╔══

template <typename H, int LNN, bool KEEP, bool CACHE, bool PROF = false>
__global__ __launch_bounds__(512, 1) void tblock_pair_kernel(const TBlockArgs p) {
#if defined(__HIP_DEVICE_COMPILE__)
  extern __shared__ __attribute__((aligned(16))) char smem[];
  const int tid = threadIdx.x;
  const int lane = tid & 63;
  const int wave = __builtin_amdgcn_readfirstlane(tid >> 6);
  const int cw = wave & 3, grp = wave >> 2;
  const int ptiles = p.HW / TB_PIX;
  const int ncols = p.B * ptiles;
  const int G = gridDim.x;
  const int slot_id = xcd_remap(blockIdx.x, G);
  const int cq = ncols / G, cr = ncols - cq * G;
  const int c_begin = slot_id * cq + min(slot_id, cr);
  const int c_end = c_begin + cq + (slot_id < cr ? 1 : 0);
  if (c_begin >= c_end) return;
  if (grp == 1) __builtin_amdgcn_s_setprio(2);
  const int n = (c_end - c_begin) * p.T;
  constexpr int R1 = 0, R2 = TB_RING;
  const unsigned frame_bytes = (unsigned)p.HW * 256u;

  float* prm = reinterpret_cast<float*>(smem + T4_OFF_PRM);
  {
    const int c = tid & 127, a = tid >> 7;
    const int pc = ((c >> 2) & 1) * 64 + (c >> 3) * 4 + (c & 3);
    const float* src0 = a == 0 ? p.g1 : (a == 1 ? p.be1 : (a == 2 ? p.g2 : p.be2));
    prm[a * 128 + pc] = ln_fold(src0[c], true);
    float v;
    if (a == 0) v = LNN ? ln_fold(p.gn[c], LNN == 2) : 1.0f;
    else if (a == 1) v = LNN ? ln_fold(p.ben[c], LNN == 2) : 0.0f;
    else if (a == 2) v = p.b1 ? p.b1[c] : 0.0f;
    else v = p.b2 ? p.b2[c] : 0.0f;
    prm[(a + 4) * 128 + pc] = v;
  }

  struct Cur {
    int b, pt, t;
  };
  auto cur_at = [&](int k) __attribute__((always_inline)) {
    Cur c;
    const int q = k / p.T;
    c.t = k - q * p.T;
    const int col = c_begin + q;
    c.b = col / ptiles;
    c.pt = col - c.b * ptiles;
    return c;
  };
  auto cur_step = [&](Cur& c) __attribute__((always_inline)) {
    c.t += 1;
    if (c.t == p.T) {
      c.t = 0;
      c.pt += 1;
      if (c.pt == ptiles) {
        c.pt = 0;
        c.b += 1;
      }
    }
  };
  auto frame_rsrc = [&](const tb_h* base, const Cur& c) __attribute__((always_inline)) {
    return __builtin_amdgcn_make_buffer_rsrc(const_cast<tb_h*>(base) + ((long long)c.b * p.T + c.t) * p.HW * 128, 0, frame_bytes, 0x00020000);
  };

  unsigned long long* stamps = reinterpret_cast<unsigned long long*>(smem + T4_LDS);
  int kcur = 0;
  auto stamp = [&](int i) __attribute__((always_inline)) {
    if constexpr (PROF) {
      if (blockIdx.x == 0 && kcur >= 8 && kcur < 12) {
        const unsigned long long ts = __builtin_amdgcn_s_memtime();
        if (lane == 0) stamps[((kcur - 8) * 8 + wave) * 8 + i] = ts;
      }
    }
  };
  auto dump = [&]() __attribute__((always_inline)) {
    if constexpr (PROF) {
      if (blockIdx.x == 0 && lane == 0)
        for (int i = 0; i < 32; ++i) p.prof[wave * 32 + i] = stamps[((i / 8) * 8 + wave) * 8 + (i % 8)];
    }
  };

  u32x4 wreg[24];
  {
    const tb_h* wsrc = grp == 0 ? p.w1 : p.w2;
    const long long roff = (long long)(cw * 32 + (lane & 31)) * 384 + (lane >> 5) * 8;
#pragma unroll
    for (int g = 0; g < 24; ++g) wreg[g] = *reinterpret_cast<const u32x4*>(wsrc + roff + g * 16);
    __builtin_amdgcn_s_waitcnt(0x0F70);
  }
  f32x16 acc[2];
  auto gemm = [&](auto kt0_c, int roff, int s3, int t) __attribute__((always_inline)) {
    constexpr int KT0 = decltype(kt0_c)::value;
    constexpr int M0 = 16 * KT0;
    int lo = lane;
    asm volatile("" : "+v"(lo));
    const int frag_off = roff + (lo & 31) * TB_ROWP + (lo >> 5) * 16;
    int sp[3];
#pragma unroll
    for (int kt = 0; kt < 3; ++kt) {
      const int back = (t - 2 + kt >= 0 || (CACHE && p.replicate == 2)) ? 2 - kt : t;
      int sl = s3 - back;
      sl = sl < 0 ? sl + 3 : sl;
      sp[kt] = frag_off + sl * TB_SLOT;
    }
    auto faddr = [&](int m) __attribute__((always_inline)) -> const u32x4* {
      const int g = m >> 1, j = m & 1;
      return reinterpret_cast<const u32x4*>(smem + sp[g >> 3] + j * (32 * TB_ROWP) + (g & 7) * 32);
    };
    u32x4 xf[T4_FD + 1];
#pragma unroll
    for (int m = M0; m < M0 + T4_FD; ++m) xf[m % (T4_FD + 1)] = *faddr(m);
    if (grp == 1) __builtin_amdgcn_s_setprio(3);
    tb_static_for<M0, 48>([&](auto mc) __attribute__((always_inline)) {
      constexpr int m = decltype(mc)::value;
      t4_mfma<H, (m < M0 + 2)>(wreg[m >> 1], xf[m % (T4_FD + 1)], acc[m & 1]);
      if constexpr (m + T4_FD < 48) xf[(m + T4_FD) % (T4_FD + 1)] = *faddr(m + T4_FD);
      __builtin_amdgcn_sched_barrier(0);
    });
    if (grp == 1) __builtin_amdgcn_s_setprio(2);
    asm volatile("s_nop 15\n\ts_nop 3" ::: "memory");
  };
  auto run_gemm = [&](int roff, int s3, int t) __attribute__((always_inline)) {
    const int first = p.replicate != 0 ? 0 : max(0, 2 - t);
    if (first == 0) gemm(std::integral_constant<int, 0>{}, roff, s3, t);
    else if (first == 1) gemm(std::integral_constant<int, 1>{}, roff, s3, t);
    else gemm(std::integral_constant<int, 2>{}, roff, s3, t);
  };
  auto acc_to_T1 = [&]() __attribute__((always_inline)) {
    int lo = lane;
    asm volatile("" : "+v"(lo));
    const int l31 = lo & 31;
    const int base = T3_OFF_T1 + l31 * T3_T1P + 8 * (lo >> 5);
#pragma unroll
    for (int j = 0; j < 2; ++j)
#pragma unroll
      for (int g = 0; g < 4; ++g) {
        u32x2 w;
        w[0] = tb_pack2<H>(f32x2{acc[j][4 * g], acc[j][4 * g + 1]});
        w[1] = tb_pack2<H>(f32x2{acc[j][4 * g + 2], acc[j][4 * g + 3]});
        *reinterpret_cast<u32x2*>(smem + base + j * (32 * T3_T1P) + (((4 * cw + g) ^ (l31 & 15)) << 4)) = w;
      }
  };
  auto acc_to_T2 = [&]() __attribute__((always_inline)) {
    int lo = lane;
    asm volatile("" : "+v"(lo));
    const int l31 = lo & 31;
    const int base = T3_OFF_T2 + l31 * 512 + (((cw * 8 + (lo >> 5)) ^ l31) << 4);
#pragma unroll
    for (int j = 0; j < 2; ++j)
#pragma unroll
      for (int g = 0; g < 4; ++g) {
        f32x4 v;
#pragma unroll
        for (int e = 0; e < 4; ++e) v[e] = acc[j][4 * g + e];
        *reinterpret_cast<f32x4*>(smem + ((base ^ (g << 5)) + j * (32 * 512))) = v;
      }
  };

  auto unit_geom = [&](int& oct_j, int& row0) __attribute__((always_inline)) {
    int tt = tid;
    asm volatile("" : "+v"(tt));
    const int vt = tt & 255;
    oct_j = vt & 15;
    row0 = vt >> 4;
  };
  auto ld_prm = [&](int arr, int oct_j, float (&o)[8]) __attribute__((always_inline)) {
    const f32x4 a = *reinterpret_cast<const f32x4*>(prm + arr * 128 + 4 * oct_j);
    const f32x4 b = *reinterpret_cast<const f32x4*>(prm + arr * 128 + 64 + 4 * oct_j);
#pragma unroll
    for (int e = 0; e < 4; ++e) {
      o[e] = a[e];
      o[4 + e] = b[e];
    }
  };
  auto load_rows = [&](auto u0_c, auto u1_c, u32x4 (&dst)[4], const Cur& c) __attribute__((always_inline)) {
    constexpr int U0 = decltype(u0_c)::value, U1 = decltype(u1_c)::value;
    int oct_j, row0;
    unit_geom(oct_j, row0);
    const __amdgpu_buffer_rsrc_t rs = frame_rsrc(p.x, c);
    const int vo = (c.pt * TB_PIX + row0) * 256 + oct_j * 16;
#pragma unroll
    for (int it = U0; it < U1; ++it) dst[it] = __builtin_amdgcn_raw_buffer_load_b128(rs, vo + it * (16 * 256), 0, 0);
  };
  auto cache_put = [&](tb_h* cache, const Cur& c, int oct_j, int row, const u32x4& w) __attribute__((always_inline)) {
    if constexpr (!CACHE) return;
    const int j = c.t - (p.T - p.cache_off - 2);
    if (cache != nullptr && (j == 0 || j == 1)) {
      const __amdgpu_buffer_rsrc_t rs = __builtin_amdgcn_make_buffer_rsrc(cache + ((long long)c.b * 2 + j) * p.HW * 128, 0, frame_bytes, 0x00020000);
      __builtin_amdgcn_raw_buffer_store_b128(w, rs, (c.pt * TB_PIX + row) * 256 + oct_j * 16, 0, 0);
    }
  };
  auto cache_get = [&](const tb_h* cache, int roff, const Cur& c, int sl2, int sl1) __attribute__((always_inline)) {
    if constexpr (!CACHE) return;
    int oct_j, row0;
    unit_geom(oct_j, row0);
    u32x4 w[2][4];
#pragma unroll
    for (int j = 0; j < 2; ++j) {
      const __amdgpu_buffer_rsrc_t rs = __builtin_amdgcn_make_buffer_rsrc(const_cast<tb_h*>(cache) + ((long long)c.b * 2 + j) * p.HW * 128, 0, frame_bytes, 0x00020000);
#pragma unroll
      for (int it = 0; it < 4; ++it) w[j][it] = __builtin_amdgcn_raw_buffer_load_b128(rs, (c.pt * TB_PIX + row0 + 16 * it) * 256 + oct_j * 16, 0, 0);
    }
#pragma unroll
    for (int j = 0; j < 2; ++j)
#pragma unroll
      for (int it = 0; it < 4; ++it)
        *reinterpret_cast<u32x4*>(smem + roff + (j == 0 ? sl2 : sl1) * TB_SLOT + (row0 + 16 * it) * TB_ROWP + oct_j * 16) = w[j][it];
  };
  auto ln1_units = [&](auto u0_c, auto u1_c, const u32x4 (&xr)[4], int s3, const Cur& c) __attribute__((always_inline)) {
    constexpr int U0 = decltype(u0_c)::value, U1 = decltype(u1_c)::value;
    int oct_j, row0;
    unit_geom(oct_j, row0);
    float g[8], b[8];
    ld_prm(0, oct_j, g);
    ld_prm(1, oct_j, b);
    const int wo = R1 + s3 * TB_SLOT + row0 * TB_ROWP + oct_j * 16;
#pragma unroll
    for (int it = U0; it < U1; ++it) {
      float v[8], o[8];
      t3_unpack8<H>(xr[it], v);
      t4_row_norm<true>(v, g, b, p.eps, o);
      const u32x4 w = t3_pack8<H>(o);
      *reinterpret_cast<u32x4*>(smem + wo + it * (16 * TB_ROWP)) = w;
      cache_put(p.cache1, c, oct_j, row0 + 16 * it, w);
      __builtin_amdgcn_sched_barrier(0);
    }
  };

  auto out_store = [&](const u32x4& w, __amdgpu_buffer_rsrc_t rs, int vo) __attribute__((always_inline)) {
    if constexpr (PROF) {
      if (p.prof_mode & 16) return;
    }
    __builtin_amdgcn_raw_buffer_store_b128(w, rs, vo, 0, VT_STORE_AUX);
  };
  struct XSet {
    u32x4 xn[4], xr[4];
  };
  XSet xs;
  Cur c_p2 = cur_at(0);
  Cur c_p1 = c_p2, c_0 = c_p2, c_m1 = c_p2, c_m2 = c_p2;
  __syncthreads();
  constexpr int L1G0 = 3;
  using IL = std::integral_constant<int, L1G0>;
  if (grp == 0) {
    load_rows(std::integral_constant<int, 0>{}, IL{}, xs.xn, c_0);
    ln1_units(std::integral_constant<int, 0>{}, IL{}, xs.xn, 0, c_0);
  } else {
    load_rows(IL{}, std::integral_constant<int, 4>{}, xs.xn, c_0);
    ln1_units(IL{}, std::integral_constant<int, 4>{}, xs.xn, 0, c_0);
    if (CACHE && p.replicate == 2) cache_get(p.cache1, R1, c_0, 1, 2);
  }
  cur_step(c_p1);
  c_p2 = c_p1;
  cur_step(c_p2);
  if (1 < n) {
    if (grp == 0) load_rows(std::integral_constant<int, 0>{}, IL{}, xs.xn, c_p1);
    else load_rows(IL{}, std::integral_constant<int, 4>{}, xs.xn, c_p1);
  }
  if (grp == 0) {
#pragma unroll
    for (int it = 0; it < 2; ++it) xs.xr[it] = xs.xn[0];
  } else {
#pragma unroll
    for (int it = 2; it < 4; ++it) xs.xr[it] = xs.xn[3];
  }
  int s3 = 0;
  auto advance = [&]() __attribute__((always_inline)) {
    c_m2 = c_m1;
    c_m1 = c_0;
    c_0 = c_p1;
    c_p1 = c_p2;
    cur_step(c_p2);
    s3 = s3 == 2 ? 0 : s3 + 1;
  };
  auto slot_back = [&](int back) __attribute__((always_inline)) {
    const int s = s3 - back;
    return s < 0 ? s + 3 : s;
  };
  __syncthreads();

  auto l2_units = [&](auto u0_c, auto u1_c, int sl, const Cur& c) __attribute__((always_inline)) {
    constexpr int U0 = decltype(u0_c)::value, U1 = decltype(u1_c)::value;
    int oct_j, row0;
    unit_geom(oct_j, row0);
    float bo1[8], g[8], b[8];
    ld_prm(6, oct_j, bo1);
    ld_prm(2, oct_j, g);
    ld_prm(3, oct_j, b);
    const int ro = T3_OFF_T1 + row0 * T3_T1P + ((oct_j ^ row0) << 4);
    const int wo = R2 + sl * TB_SLOT + row0 * TB_ROWP + oct_j * 16;
    u32x4 tw[4];
    tw[U0] = *reinterpret_cast<const u32x4*>(smem + ro + U0 * (16 * T3_T1P));
#pragma unroll
    for (int it = U0; it < U1; ++it) {
      if (it + 1 < U1) tw[it + 1] = *reinterpret_cast<const u32x4*>(smem + ro + (it + 1) * (16 * T3_T1P));
      float v[8], o[8];
      t3_unpack8<H>(tw[it], v);
#pragma unroll
      for (int e = 0; e < 8; ++e) v[e] = v[e] + bo1[e];
      t4_row_norm<true>(v, g, b, p.eps, o);
      const u32x4 w = t3_pack8<H>(o);
      *reinterpret_cast<u32x4*>(smem + wo + it * (16 * TB_ROWP)) = w;
      cache_put(p.cache2, c, oct_j, row0 + 16 * it, w);
      __builtin_amdgcn_sched_barrier(0);
    }
  };
  auto o_unit = [&](auto it_c, const u32x4& xrow, const Cur& c) __attribute__((always_inline)) {
    constexpr int it = decltype(it_c)::value;
    int oct_j, row0;
    unit_geom(oct_j, row0);
    float bo2[8], gn[8], bn[8];
    ld_prm(7, oct_j, bo2);
    if constexpr (LNN != 0) {
      ld_prm(4, oct_j, gn);
      ld_prm(5, oct_j, bn);
    }
    const int vo = (c.pt * TB_PIX + row0) * 256 + oct_j * 16 + it * (16 * 256);
    const int tb = T3_OFF_T2 + row0 * 512 + (((2 * oct_j) ^ row0) << 4);
    const int to = ((it & 1) ? (tb ^ 256) : tb) + it * (16 * 512);
    const f32x4 t0 = *reinterpret_cast<const f32x4*>(smem + to);
    const f32x4 t1 = *reinterpret_cast<const f32x4*>(smem + (to ^ 16));
    float v[8], xv[8];
    t3_unpack8<H>(xrow, xv);
#pragma unroll
    for (int e = 0; e < 8; ++e) v[e] = xv[e] + ((e < 4 ? t0[e] : t1[e - 4]) + bo2[e]);
    if constexpr (KEEP) out_store(t3_pack8<H>(v), frame_rsrc(p.y, c), vo);
    if constexpr (LNN != 0) {
      float o[8];
      t4_row_norm<(LNN == 2)>(v, gn, bn, p.eps, o);
      out_store(t3_pack8<H>(o), frame_rsrc(p.n_out, c), vo);
    }
    __builtin_amdgcn_sched_barrier(0);
  };
  using I0 = std::integral_constant<int, 0>;
  using I1 = std::integral_constant<int, 1>;
  using I2 = std::integral_constant<int, 2>;
  using I3 = std::integral_constant<int, 3>;
  using I4 = std::integral_constant<int, 4>;

  if (grp == 0) {
    auto body = [&](auto guard_c, int k) __attribute__((always_inline)) {
      constexpr bool GUARD = decltype(guard_c)::value;
      kcur = k;
      stamp(0);
      if ((!GUARD || k < n) && !(PROF && (p.prof_mode & 1))) run_gemm(R1, s3, c_0.t);
      stamp(1);
      if ((!GUARD || (k >= 1 && k - 1 < n)) && !(PROF && (p.prof_mode & 2))) l2_units(I3{}, I4{}, slot_back(1), c_m1);
      if (CACHE && p.replicate == 2 && k >= 1 && k - 1 < n && c_m1.t == 0) cache_get(p.cache2, R2, c_m1, s3, slot_back(2));
      stamp(2);
      __syncthreads();
      if (!GUARD || k < n) acc_to_T1();
      stamp(3);
      const bool do_o = (!GUARD || (k >= 2 && k - 2 < n)) && !(PROF && (p.prof_mode & 2));
      const bool do_l1 = (!GUARD || k + 1 < n) && !(PROF && (p.prof_mode & 2));
      const bool ld_r = !GUARD || (k >= 1 && k - 1 < n);
      const bool ld_n = !GUARD || k + 2 < n;
      if (do_o) o_unit(I0{}, xs.xr[0], c_m2);
      if (ld_r) load_rows(I0{}, I1{}, xs.xr, c_m1);
      if (do_l1) ln1_units(I0{}, I1{}, xs.xn, slot_back(2), c_p1);
      if (ld_n) load_rows(I0{}, I1{}, xs.xn, c_p2);
      if (do_o) o_unit(I1{}, xs.xr[1], c_m2);
      if (ld_r) load_rows(I1{}, I2{}, xs.xr, c_m1);
      stamp(4);
      if (do_l1) ln1_units(I1{}, IL{}, xs.xn, slot_back(2), c_p1);
      if (ld_n) load_rows(I1{}, IL{}, xs.xn, c_p2);
      stamp(5);
      __syncthreads();
      stamp(6);
      advance();
    };
    int k = 0;
    for (; k < 2 && k < n + 2; ++k) body(std::true_type{}, k);
    __builtin_amdgcn_s_waitcnt(0x0F70);
    for (; k + 2 < n; ++k) body(std::false_type{}, k);
    for (; k < n + 2; ++k) body(std::true_type{}, k);
  } else {
    auto body = [&](auto guard_c, int k) __attribute__((always_inline)) {
      constexpr bool GUARD = decltype(guard_c)::value;
      kcur = k;
      stamp(0);
      if (!GUARD || (k >= 2 && k - 2 < n)) acc_to_T2();
      stamp(1);
      if ((!GUARD || (k >= 1 && k - 1 < n)) && !(PROF && (p.prof_mode & 2))) l2_units(I0{}, I3{}, slot_back(1), c_m1);
      stamp(2);
      __syncthreads();
      if ((!GUARD || (k >= 1 && k - 1 < n)) && !(PROF && (p.prof_mode & 1))) run_gemm(R2, slot_back(1), c_m1.t);
      stamp(3);
      const bool do_o = (!GUARD || (k >= 2 && k - 2 < n)) && !(PROF && (p.prof_mode & 2));
      const bool do_l1 = (!GUARD || k + 1 < n) && !(PROF && (p.prof_mode & 2));
      const bool ld_r = !GUARD || (k >= 1 && k - 1 < n);
      const bool ld_n = !GUARD || k + 2 < n;
      if (do_o) o_unit(I2{}, xs.xr[2], c_m2);
      if (ld_r) load_rows(I2{}, I3{}, xs.xr, c_m1);
      stamp(4);
      if (do_l1) ln1_units(IL{}, I4{}, xs.xn, slot_back(2), c_p1);
      if (ld_n) load_rows(IL{}, I4{}, xs.xn, c_p2);
      if (do_o) o_unit(I3{}, xs.xr[3], c_m2);
      if (ld_r) load_rows(I3{}, I4{}, xs.xr, c_m1);
      if (CACHE && p.replicate == 2 && k + 1 < n && c_p1.t == 0) cache_get(p.cache1, R1, c_p1, slot_back(1), s3);
      stamp(5);
      __syncthreads();
      stamp(6);
      advance();
    };
    int k = 0;
    for (; k < 2 && k < n + 2; ++k) body(std::true_type{}, k);
    __builtin_amdgcn_s_waitcnt(0x0F70);
    for (; k + 2 < n; ++k) body(std::false_type{}, k);
    for (; k < n + 2; ++k) body(std::true_type{}, k);
  }
  dump();
#endif
}

}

╚══

**WHAT IS EXPECTED:** Write out the records exactly, starting at the first line and stopping after the line that contains "const int G = gridDim.x;".

**SOLUTION:**
template <typename H, int LNN, bool KEEP, bool CACHE, bool PROF = false>
__global__ __launch_bounds__(512, 1) void tblock_pair_kernel(const TBlockArgs p) {
#if defined(__HIP_DEVICE_COMPILE__)
  extern __shared__ __attribute__((aligned(16))) char smem[];
  const int tid = threadIdx.x;
  const int lane = tid & 63;
  const int wave = __builtin_amdgcn_readfirstlane(tid >> 6);
  const int cw = wave & 3, grp = wave >> 2;
  const int ptiles = p.HW / TB_PIX;
  const int ncols = p.B * ptiles;
  const int G = gridDim.x;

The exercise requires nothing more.